Atmospheric Chemistry Suite
- Operator: European Space Agency
- Manufacturer: Russia & France
- Instrument type: Fourier infrared spectrometer
- Function: Atmospheric chemical analysis
- Mission duration: 7 years (planned)
- Began operations: 19 October 2016

Properties
- Spectral band: Infrared

Host spacecraft
- Spacecraft: ExoMars Trace Gas Orbiter
- Operator: Roscosmos
- Launch date: 14 March 2016, 09:31 UTC
- Rocket: Proton-M/Briz-M
- Launch site: Baikonur 200/39
- COSPAR ID: 2016-017A
- Orbit: Mars

= Atmospheric Chemistry Suite =

Infrared spectrometer channels

The Atmospheric Chemistry Suite (ACS) is a science payload consisting of three infrared spectrometer channels aboard the ExoMars Trace Gas Orbiter (TGO) orbiting Mars since October 2016. The three channels are: the near-infrared channel (NIR), the mid-infrared channel (MIR), and the far infrared channel (FIR, also called TIRVIM).

The ACS was proposed in 2011 by Russian Academy Section and eventually accepted by the European Space Agency (ESA) and Roscosmos as one of two Russian instruments onboard TGO. The instrument was funded by Roscosmos and Centre national d'études spatiales (CNES) of France, and has components of both Russia and France. Its development and fabrication was under Russian leadership. The functionality of all the three channels was confirmed during cruise to Mars.

==Objectives==

The main objective of the ACS suite is to make an inventory and map minor atmospheric species or trace gases in the atmosphere of Mars. This will allow scientists to profile the upper limits on the methane contents, and to possibly to detect sulfur dioxide (SO_{2}), a gas of volcanic origin.

== Channels ==

The near-infrared channel (NIR), is a compact spectrometer operating in the range of 0.7–1.7 μm
with a resolving power of λ/Δλ ~ 20,000 and with a spectral range of 10–20 nm. It is designed to operate in nadir and in solar occultation modes.

The mid-infrared channel (MIR) is an echelle spectrometer with crossed dispersion, designed exclusively
for solar occultation measurements in the 2.2–4.4 μm spectral range with a resolving power of approximately 50,000.

The far-infrared channel covers the thermal infrared spectroscopy; it is a Fourier spectrometer called the TIRVIM. It has an aperture of ~5 cm and it measures the spectrum of 1.7–17 μm. Its main task will be for temperature sounding of the Martian atmosphere in the 15-μm CO_{2} band. TIRVIM has 10 times higher
performances than the PFS spectrometer of Mars Express orbiter.
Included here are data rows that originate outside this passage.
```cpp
namespace osw {
void launch_mel(const int16_t*, const int64_t*, const int64_t*, const int*, int, int, const float2*, const float*,
                const int*, const int*, const int*, const float*, int, float*, int*, hipStream_t);
void launch_mel_window(const float*, const int64_t*, const int*, const int*, const int*, const int*, const int*, int,
                       int, int, int, h16*, hipStream_t);
void launch_mel_normalize(const float*, int64_t, int, int, const int*, int, float*, hipStream_t);
void launch_enc_attn(const h16*, h16*, int, int, int, hipStream_t);
void launch_enc_attn_form(const h16*, h16*, int, int, int, bool eager, bool small, bool pipe, int grid_cap,
                          hipStream_t);
void launch_init_uniform(void*, bool, int64_t, uint64_t, float, float, int64_t, int64_t, hipStream_t);
uint64_t hash_stream_key(uint64_t, int64_t);
void launch_dec_self_attn(const float*, int, const float*, h16*, h16*, const int*, int, int, int, h16*, int64_t,
                          const int*, int, const SelState*, hipStream_t, int pos_row = 0);
void launch_dec_cross_attn(const float*, int, const float*, const h16*, const h16*, int, int, int, int, h16*, int64_t,
                           float*, int*, const SelState*, hipStream_t, const int* wmap = nullptr,
                           bool full = false);
void launch_dec_resid_ln(const float*, int, int, int, const float*, float*, const float*, const float*, h16*, int64_t,
                         const h16*, const float*, const int*, const int*, int, int, hipStream_t, int pos_row = 0,
                         const float* tok_scale = nullptr);
void launch_dec_reduce_gelu(const float*, int, int, int, const float*, h16*, int64_t, hipStream_t);
void launch_ingest_sumsq(const int16_t*, int, int, const int2*, int, float*, float*, hipStream_t);
void launch_ingest_gain(const int16_t*, int64_t, int, int, float, int16_t*, hipStream_t);
void launch_ingest_resample(const int16_t*, int64_t, const float*, int, int, int, int64_t, int64_t, int16_t*,
                            hipStream_t);

extern thread_local std::string g_err;

inline int hip_code(hipError_t e) {
    switch (e) {
        case hipErrorStreamCaptureUnsupported:
// ... 65 lines not shown
        if (*it == (void*)p) {
            owned.erase(it);
            break;
        }
    GateLock gate_(capture_gate());
    (void)hipFree(p);
    p = nullptr;
}

struct DeviceScope {
    int prev = -1;
    explicit DeviceScope(int device) {
        HIPCHK(hipGetDevice(&prev));
        if (prev != device) HIPCHK(hipSetDevice(device));
    }
    ~DeviceScope() {
        int cur = -1;
        if (prev >= 0 && hipGetDevice(&cur) == hipSuccess && cur != prev) (void)hipSetDevice(prev);
    }
    DeviceScope(const DeviceScope&) = delete;
    DeviceScope& operator=(const DeviceScope&) = delete;
};

struct EventPair {
    hipEvent_t a, b;
    int cls;
    double work;
};

struct EncBaton {
    std::mutex mu;
    hipEvent_t ev = nullptr;
    bool recorded = false;
    std::atomic<int> in_call{0};
    ~EncBaton() {
        if (ev) (void)hipEventDestroy(ev);
    }
};

struct AlignBufs {
    int *slot = nullptr, *len = nullptr, *forced = nullptr, *lh = nullptr;
    int *slot_len = nullptr, *slot_frames = nullptr, *slot_width = nullptr, *slot_T = nullptr, *path_len = nullptr;
    int *head = nullptr, *slot_head = nullptr;
    int *tf = nullptr, *path = nullptr;
    float *tokprob = nullptr , *scores = nullptr, *stats = nullptr, *colstats = nullptr, *M = nullptr;
    unsigned char* trace = nullptr;
    float *kc32 = nullptr, *vc32 = nullptr;
    int cap_slots = 0, cap_pstride = 0, cap_heads = 0, cap_rows = 0;
    int64_t gen = 0;
    std::vector<int> heads;
    std::vector<int> layer_first;
    int n_heads = 0;
    bool heads_dirty = true;
    std::vector<int> win, T, F;
    int pstride = 0;
};
}

using namespace osw;

struct osw_ctx {
    std::mutex mu;
    int device = 0;
    hipStream_t stream = nullptr;
    osw_dims d{};
    int B = 0;
    int R = 0;
    int C1 = 0;
    int T = 0;
    int NF = 0;
    std::vector<void*> owned;
    std::map<std::string, Tensor> w;
    std::shared_ptr<void> arena;
    std::shared_ptr<std::atomic<int>> siblings;
    bool sibling = false;
    bool finalized = false;
    std::shared_ptr<EncBaton> baton;
    int baton_min = 9;
    bool share_cus = false;
    hipStream_t enc_stream = nullptr;
    hipEvent_t enc_in = nullptr, enc_out = nullptr;

    float2* tw400 = nullptr;
    float* hann = nullptr;
    int *flo = nullptr, *fcnt = nullptr, *foff = nullptr;
    float* fw = nullptr;
    int16_t* pcm = nullptr;
    size_t pcm_cap = 0;
    int64_t* offsets = nullptr;
    int64_t* mel_off_d = nullptr;
    int* nframes_d = nullptr;
    int* clip_max = nullptr;
    int clips_cap = 0;
    float* logmel = nullptr;
    size_t logmel_cap = 0;
    int n_clips = 0;
    std::vector<int> nframes;
    std::vector<int64_t> mel_off;

    int* win = nullptr;
    h16 *X1 = nullptr, *H1 = nullptr, *Xn = nullptr, *QKV = nullptr, *O = nullptr, *Hf = nullptr, *E = nullptr,
        *XKV = nullptr;
    float* X = nullptr;
    int n_encoded = 0;
    bool row_pos = false;
    int kv_rows = 0;
    int xkv_windows = 0;
    struct Session* sess = nullptr;
    struct ClipStore* cstore = nullptr;
    int* slot_d = nullptr;
    int* refill_pack = nullptr;

// ... 49 lines not shown
    std::vector<EventPair> evs;
    std::vector<hipEvent_t> ev_free;
};

namespace osw {

void trace_graph(const osw_ctx* c, const char* what);
hipEvent_t get_ev(osw_ctx* c);

enum { CL_ENC_GEMM = 1, CL_ENC_ATTN = 2, CL_MEL = 3, CL_XATTN = 4, CL_LOGITS = 5, CL_STAGE_MEL = 10, CL_STAGE_ENC = 11,
       CL_STAGE_XKV = 12, CL_STAGE_DEC = 13 };

struct Timed {
    osw_ctx* c;
    EventPair p{};
    bool on;
    Timed(osw_ctx* c_, int cls, double work) : c(c_), on(c_->prof && !c_->capturing) {
        if (!on) return;
        p.a = get_ev(c);
        p.b = get_ev(c);
        p.cls = cls;
        p.work = work;
        HIPCHK(hipEventRecord(p.a, c->stream));
    }
    ~Timed() {
        if (!on) return;
        if (hipEventRecord(p.b, c->stream) == hipSuccess) c->evs.push_back(p);
    }
};

struct LaneCall {
    osw_ctx* c;
    explicit LaneCall(osw_ctx* c_) : c(c_) {
        c->share_cus = c->baton && c->baton->in_call.fetch_add(1) > 0;
    }
    ~LaneCall() {
        if (c->baton) c->baton->in_call.fetch_sub(1);
    }
};

void resolve_events(osw_ctx* c);
Tensor& W(osw_ctx* c, const std::string& n);
const h16* WH(osw_ctx* c, const std::string& n);
const float* WF(osw_ctx* c, const std::string& n);
const h16* WFR(osw_ctx* c, const std::string& n);
bool is_q8(osw_ctx* c, const std::string& n);
void gemm_weights(osw_ctx* c, const std::string& n, GemmArgs& g);
void require_embedding_kind(osw_ctx* c);
const float* tok_scale(osw_ctx* c);
GemmArgs gemm_plain(const h16* A, int64_t lda, const h16* Wt, const float* bias, int M, int N, int K, void* C,
                    int64_t ldc, int epi);
bool skinny_ok(const GemmArgs& g);
void run_gemm(osw_ctx* c, const GemmArgs& g0, int cls);
void encoder_layer(osw_ctx* c, int i, int nb);
std::vector<int> pack_windows(osw_ctx* c, const osw_window* wins, int n);
void encode(osw_ctx* c, const osw_window* wins, int n, const int* slots = nullptr);
void reserve_clips(osw_ctx* c, int n);

bool decoder_step(osw_ctx* c, int nb, int group, bool gather, const SelFuse* sf = nullptr);
hipGraphExec_t decode_graph(osw_ctx* c, const std::vector<int64_t>& key, const std::function<void()>& one_step,
                            int CH);
void decode(osw_ctx* c, int nb, const osw_decode_opts* o, osw_window_result* r, const int32_t* windows = nullptr);
void detect_language(osw_ctx* c, int nb, const osw_decode_opts* o, float* probs, float* raw);
void decode_refill(osw_ctx* c, int n_clips, const osw_decode_opts* o, osw_window_result* r, int refill_min);
struct Readback {
    std::vector<SelState> st;
    std::vector<BeamWin> bw;
    std::vector<int> toks;
    std::vector<float> cum, lang;
};
// ... 13 lines not shown
```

| Channel designation | Abbreviation | Wavelength | Trace gas detected |
|---|---|---|---|
| Near-Infrared | NIR | 0.7–1.7 μm | H _{2}O, O _{2}, CO _{2}, O^{−} _{2}, OH^{−} , and NO^{−} |
| Mid-Infrared | MIR | 2.2–4.4 μm | CH _{4}, H _{2}O, HO _{2}, HDO, HF, HCl, CO, SO _{2}, CO _{2} and their isotopes, etc. |
| Far-Infrared (Thermal-Infrared) | FIR or TIRVIM | 1.7–17 μm | Temperature profiles, CO _{2}, H _{2}O _{2}, dust, water ice. |

==Methane==

Of particular interest to this astrobiology mission, is the detection and characterization of the atmospheric methane (CH_{4}), as it may be of geological or biological nature. Large differences in the abundances were measured between observations taken in 2003, 2006, and in 2014 NASA reported that the Curiosity rover detected a tenfold increase ('spike') in methane in the atmosphere in late 2013 and early 2014. This suggests that the methane was locally concentrated and is probably seasonal. Because methane on Mars would quickly break down due to ultraviolet radiation from the Sun and chemical reactions with other gases, its persistent presence in the atmosphere also implies the existence of an unknown source to continually replenish the gas.

Measuring the ratio of hydrogen and methane levels on Mars may help determine the likelihood of life on Mars. According to the scientists, "...low H_{2}/CH_{4} ratios (less than approximately 40) indicate that life is likely present and active."